Characterization of the TBR1 interactome: Variants associated with neurodevelopmental disorders disrupt novel protein interactions
Sollis, E., Den Hoed, J., Quevedo, M., Estruch, S. B., Vino, A., Dekkers, D. H. W., Demmers, J. A. A., Poot, R., Derizioti, P., & Fisher, S. E.
Characterization of the TBR1 interactome: Variants associated with neurodevelopmental disorders disrupt novel protein interactions. Human Molecular Genetics, 32
(9): ddac311, pp. 1497-1510. doi:10.1093/hmg/ddac311.

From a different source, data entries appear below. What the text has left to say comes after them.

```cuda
int mg_gen_resblock_trace(const void *packed, int stage, const float *x, float *y, int B, int L, long long *trace_host) {
    if (!packed || !x || !y || x == y || !trace_host || stage < 0 || stage > 3)
        return set_error(MG_ERR_INVALID_ARGUMENT, "mg_gen_resblock_trace: bad argument");
    int *st = nullptr;
    long long *tr = nullptr;
    MG_CUDA_TRY(cudaMalloc(&st, sizeof(int)));
    MG_CUDA_TRY(cudaMalloc(&tr, 128 * sizeof(long long)));
    cudaMemset(st, 0, sizeof(int));
    cudaMemset(tr, 0, 128 * sizeof(long long));
    int rc = launch_resblock_tc(x, y, (const float *)packed, stage, RunTable::uniform(B, L), st, 0, tr);
    if (rc == MG_OK && cudaDeviceSynchronize() != cudaSuccess) rc = set_error(MG_ERR_CUDA, "mg_gen_resblock_trace: kernel failed");
    if (rc == MG_OK) cudaMemcpy(trace_host, tr, 128 * sizeof(long long), cudaMemcpyDeviceToHost);
    cudaFree(st);
    cudaFree(tr);
    return rc;
}

int mg_gen_resblock(const void *packed, int stage, const float *x, float *y, int B, int L, void *stream) {
    if (!packed || !x || !y || x == y || stage < 0 || stage > 3 || B < 1 || L < 1)
        return set_error(MG_ERR_INVALID_ARGUMENT, "mg_gen_resblock: bad argument");
    return run_one_kernel("mg_gen_resblock", (cudaStream_t)stream, [&](int *st) {
        return launch_resblock_tc(x, y, (const float *)packed, stage, RunTable::uniform(B, L), st, (cudaStream_t)stream);
    });
}

int mg_gen_resup(const void *packed, int stage, const float *x, float *y, int B, int L, void *stream) {
    if (!packed || !x || !y || x == y || stage < 0 || stage > 2 || B < 1 || L < 1)
        return set_error(MG_ERR_INVALID_ARGUMENT, "mg_gen_resup: bad argument");
    return run_one_kernel("mg_gen_resup", (cudaStream_t)stream, [&](int *st) {
        return launch_resblock_tc(x, y, (const float *)packed, 20 + stage, RunTable::uniform(B, L), st, (cudaStream_t)stream);
    });
}

int mg_gen_upres(const void *packed, int stage, const float *x, float *y, int B, int Lin, void *stream) {
    if (!packed || !x || !y || x == y || (stage != 2 && stage != 3) || B < 1 || Lin < 1)
        return set_error(MG_ERR_INVALID_ARGUMENT, "mg_gen_upres: bad argument");
    return run_one_kernel("mg_gen_upres", (cudaStream_t)stream, [&](int *st) {
        return launch_resblock_tc(x, y, (const float *)packed, 10 + stage, RunTable::uniform(B, 2 * Lin), st, (cudaStream_t)stream);
    });
}

int mg_gen_upres_post(const void *packed, const float *x, float *audio, int B, int Lin, void *stream) {
    if (!packed || !x || !audio || (const void *)x == (const void *)audio || B < 1 || Lin < 1)
        return set_error(MG_ERR_INVALID_ARGUMENT, "mg_gen_upres_post: bad argument");
    return run_one_kernel("mg_gen_upres_post", (cudaStream_t)stream, [&](int *st) {
        return launch_resblock_tc(x, audio, (const float *)packed, 14, RunTable::uniform(B, 2 * Lin), st, (cudaStream_t)stream);
    });
}

const char *mg_gen_resblock_config(int code) { return resblock_config_name(code, 0); }


size_t mg_msd_packed_bytes(void) { return msd_packed_bytes(); }

int mg_msd_pack(const float *const *v, const float *const *g, const float *const *bias, void *packed, void *stream) {
    if (!v || !g || !bias || !packed) return set_error(MG_ERR_INVALID_ARGUMENT, "mg_msd_pack: null argument");
    if ((uintptr_t)packed % 256) return set_error(MG_ERR_INVALID_ARGUMENT, "mg_msd_pack: packed must be 256-byte aligned");
    return launch_disc_pack(v, g, bias, packed, (cudaStream_t)stream);
}

int mg_msd_lengths(int L, int *lens) {
    if (L < 1 || !lens) return set_error(MG_ERR_INVALID_ARGUMENT, "mg_msd_lengths: bad argument");
    msd_lengths(L, lens);
    for (int i = 0; i < 21; ++i)
        if (lens[i] < 1) return set_error(MG_ERR_INVALID_ARGUMENT, "mg_msd_lengths: L = %d is too short for the discriminators", L);
    return MG_OK;
}

int mg_msd_forward(const void *packed, const float *y, int Bt, int L, float *const *fmaps, void *status_word, void *stream) {
    if (!packed || !y || !fmaps || !status_word || Bt < 1 || L < 1)
        return set_error(MG_ERR_INVALID_ARGUMENT, "mg_msd_forward: bad argument");
    int lens[21];
    int rc = mg_msd_lengths(L, lens);
    if (rc) return rc;
    for (int i = 0; i < 21; ++i)
        if (!fmaps[i]) return set_error(MG_ERR_INVALID_ARGUMENT, "mg_msd_forward: null feature-map pointer %d", i);
    MG_CUDA_TRY(cudaMemsetAsync(status_word, 0, sizeof(int), (cudaStream_t)stream));
    return launch_msd_forward(packed, y, Bt, L, fmaps, (int *)status_word, (cudaStream_t)stream);
}

size_t mg_disc_packed_bytes(void) { return d_blob_bytes(); }

int mg_disc_pack(const float *const *v, const float *const *g, const float *const *bias, void *packed, void *stream) {
    if (!v || !g || !bias || !packed) return set_error(MG_ERR_INVALID_ARGUMENT, "mg_disc_pack: null argument");
    if ((uintptr_t)packed % 256) return set_error(MG_ERR_INVALID_ARGUMENT, "mg_disc_pack: packed must be 256-byte aligned");
    return launch_disc_pack(v, g, bias, packed, (cudaStream_t)stream, 1);
}

int mg_disc_forward(const void *packed, const float *x, int Bt, int L, float *const *fmaps, void *status_word, void *stream) {
    if (!packed || !x || !fmaps || !status_word || Bt < 1 || L < 1)
        return set_error(MG_ERR_INVALID_ARGUMENT, "mg_disc_forward: bad argument");
    int lens[21];
    msd_lengths(L, lens);
    for (int i = 0; i < 7; ++i) {
        if (lens[i] < 1) return set_error(MG_ERR_INVALID_ARGUMENT, "mg_disc_forward: L = %d is too short", L);
        if (!fmaps[i]) return set_error(MG_ERR_INVALID_ARGUMENT, "mg_disc_forward: null feature-map pointer %d", i);
    }
    MG_CUDA_TRY(cudaMemsetAsync(status_word, 0, sizeof(int), (cudaStream_t)stream));
    return launch_disc_forward(packed, x, Bt, L, fmaps, (int *)status_word, (cudaStream_t)stream);
}

int mg_msd_check_status(const void *status_word, void *stream) {
    if (!status_word) return set_error(MG_ERR_INVALID_ARGUMENT, "mg_msd_check_status: null argument");
    MG_CUDA_TRY(cudaStreamSynchronize((cudaStream_t)stream));
    int st = 0;
    MG_CUDA_TRY(cudaMemcpy(&st, status_word, sizeof(int), cudaMemcpyDeviceToHost));
    if (st) return set_error(MG_ERR_CUDA, "tensor-core pipeline wait timed out (role code %d)", st);
    return MG_OK;
}


size_t mg_mel_tables_bytes(void) { return mel_tables_bytes(); }

int mg_mel_tables_build(int sampling_rate, int n_mels, float fmin, float fmax, int norm, void *tables_host) {
    if (!tables_host) return set_error(MG_ERR_INVALID_ARGUMENT, "mg_mel_tables_build: null buffer");
    return mel_tables_build(sampling_rate, n_mels, fmin, fmax, norm, reinterpret_cast<MelTables *>(tables_host));
}

int mg_mel_frames(int L) { return L < 1 ? 0 : mel_frames(L); }

int mg_mel_spectrogram(const void *tables, const float *audio, float *mel, int B, int L, void *stream) {
    if (!tables || !audio || !mel || B < 1 || L < 1) return set_error(MG_ERR_INVALID_ARGUMENT, "mg_mel_spectrogram: bad argument");
    if ((uintptr_t)tables % 16) return set_error(MG_ERR_INVALID_ARGUMENT, "mg_mel_spectrogram: tables must be 16-byte aligned");
    return launch_mel(tables, audio, mel, B, L, (cudaStream_t)stream);
}


struct mg_gen_engine {
    cudaStream_t stream = nullptr;
    cudaEvent_t ev0 = nullptr, ev1 = nullptr;
    float *packed = nullptr;
    float *raw = nullptr;
    float *mel = nullptr, *audio = nullptr, *ws = nullptr;
    float *pin_in = nullptr, *pin_out = nullptr;
    int *pin_status = nullptr;
    size_t cap_frames = 0;
    bool loaded = false;
    float last_ms = 0.f;
};

static void engine_free_io(mg_gen_engine *e) {
    cudaFree(e->mel); cudaFree(e->audio); cudaFree(e->ws);
    cudaFreeHost(e->pin_in); cudaFreeHost(e->pin_out);
    e->mel = e->audio = e->ws = e->pin_in = e->pin_out = nullptr;
    e->cap_frames = 0;
}

static int engine_reserve(mg_gen_engine *e, size_t frames) {
    if (frames <= e->cap_frames) return MG_OK;
    engine_free_io(e);
    MG_CUDA_TRY(cudaMalloc(&e->mel, frames * kMelBins * sizeof(float)));
    MG_CUDA_TRY(cudaMalloc(&e->audio, frames * 256 * sizeof(float)));
    MG_CUDA_TRY(cudaMalloc(&e->ws, mg_gen_workspace_bytes(1, (int)frames)));
    MG_CUDA_TRY(cudaMallocHost(&e->pin_in, frames * kMelBins * sizeof(float)));
    MG_CUDA_TRY(cudaMallocHost(&e->pin_out, frames * 256 * sizeof(float)));
// ... 102 lines not shown
```

melgan_multi_b200/csrc/mg_res_tc.cu:

```cuda
#include <stdlib.h>
#include <string.h>
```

TBR1 is a neuron-specific transcription factor involved in brain development and implicated in a neurodevelopmental disorder (NDD) combining features of autism spectrum disorder (ASD), intellectual disability (ID) and speech delay. TBR1 has been previously shown to interact with a small number of transcription factors and co-factors also involved in NDDs (including CASK, FOXP1/2/4 and BCL11A), suggesting that the wider TBR1 interactome may have a significant bearing on normal and abnormal brain development. Here we have identified approximately 250 putative TBR1-interaction partners by affinity purification coupled to mass spectrometry. As well as known TBR1-interactors such as CASK, the identified partners include transcription factors and chromatin modifiers, along with ASD- and ID-related proteins. Five interaction candidates were independently validated using bioluminescence resonance energy transfer assays. We went on to test the interaction of these candidates with TBR1 protein variants implicated in cases of NDD. The assays uncovered disturbed interactions for NDD-associated variants and identified two distinct protein-binding domains of TBR1 that have essential roles in protein–protein interaction.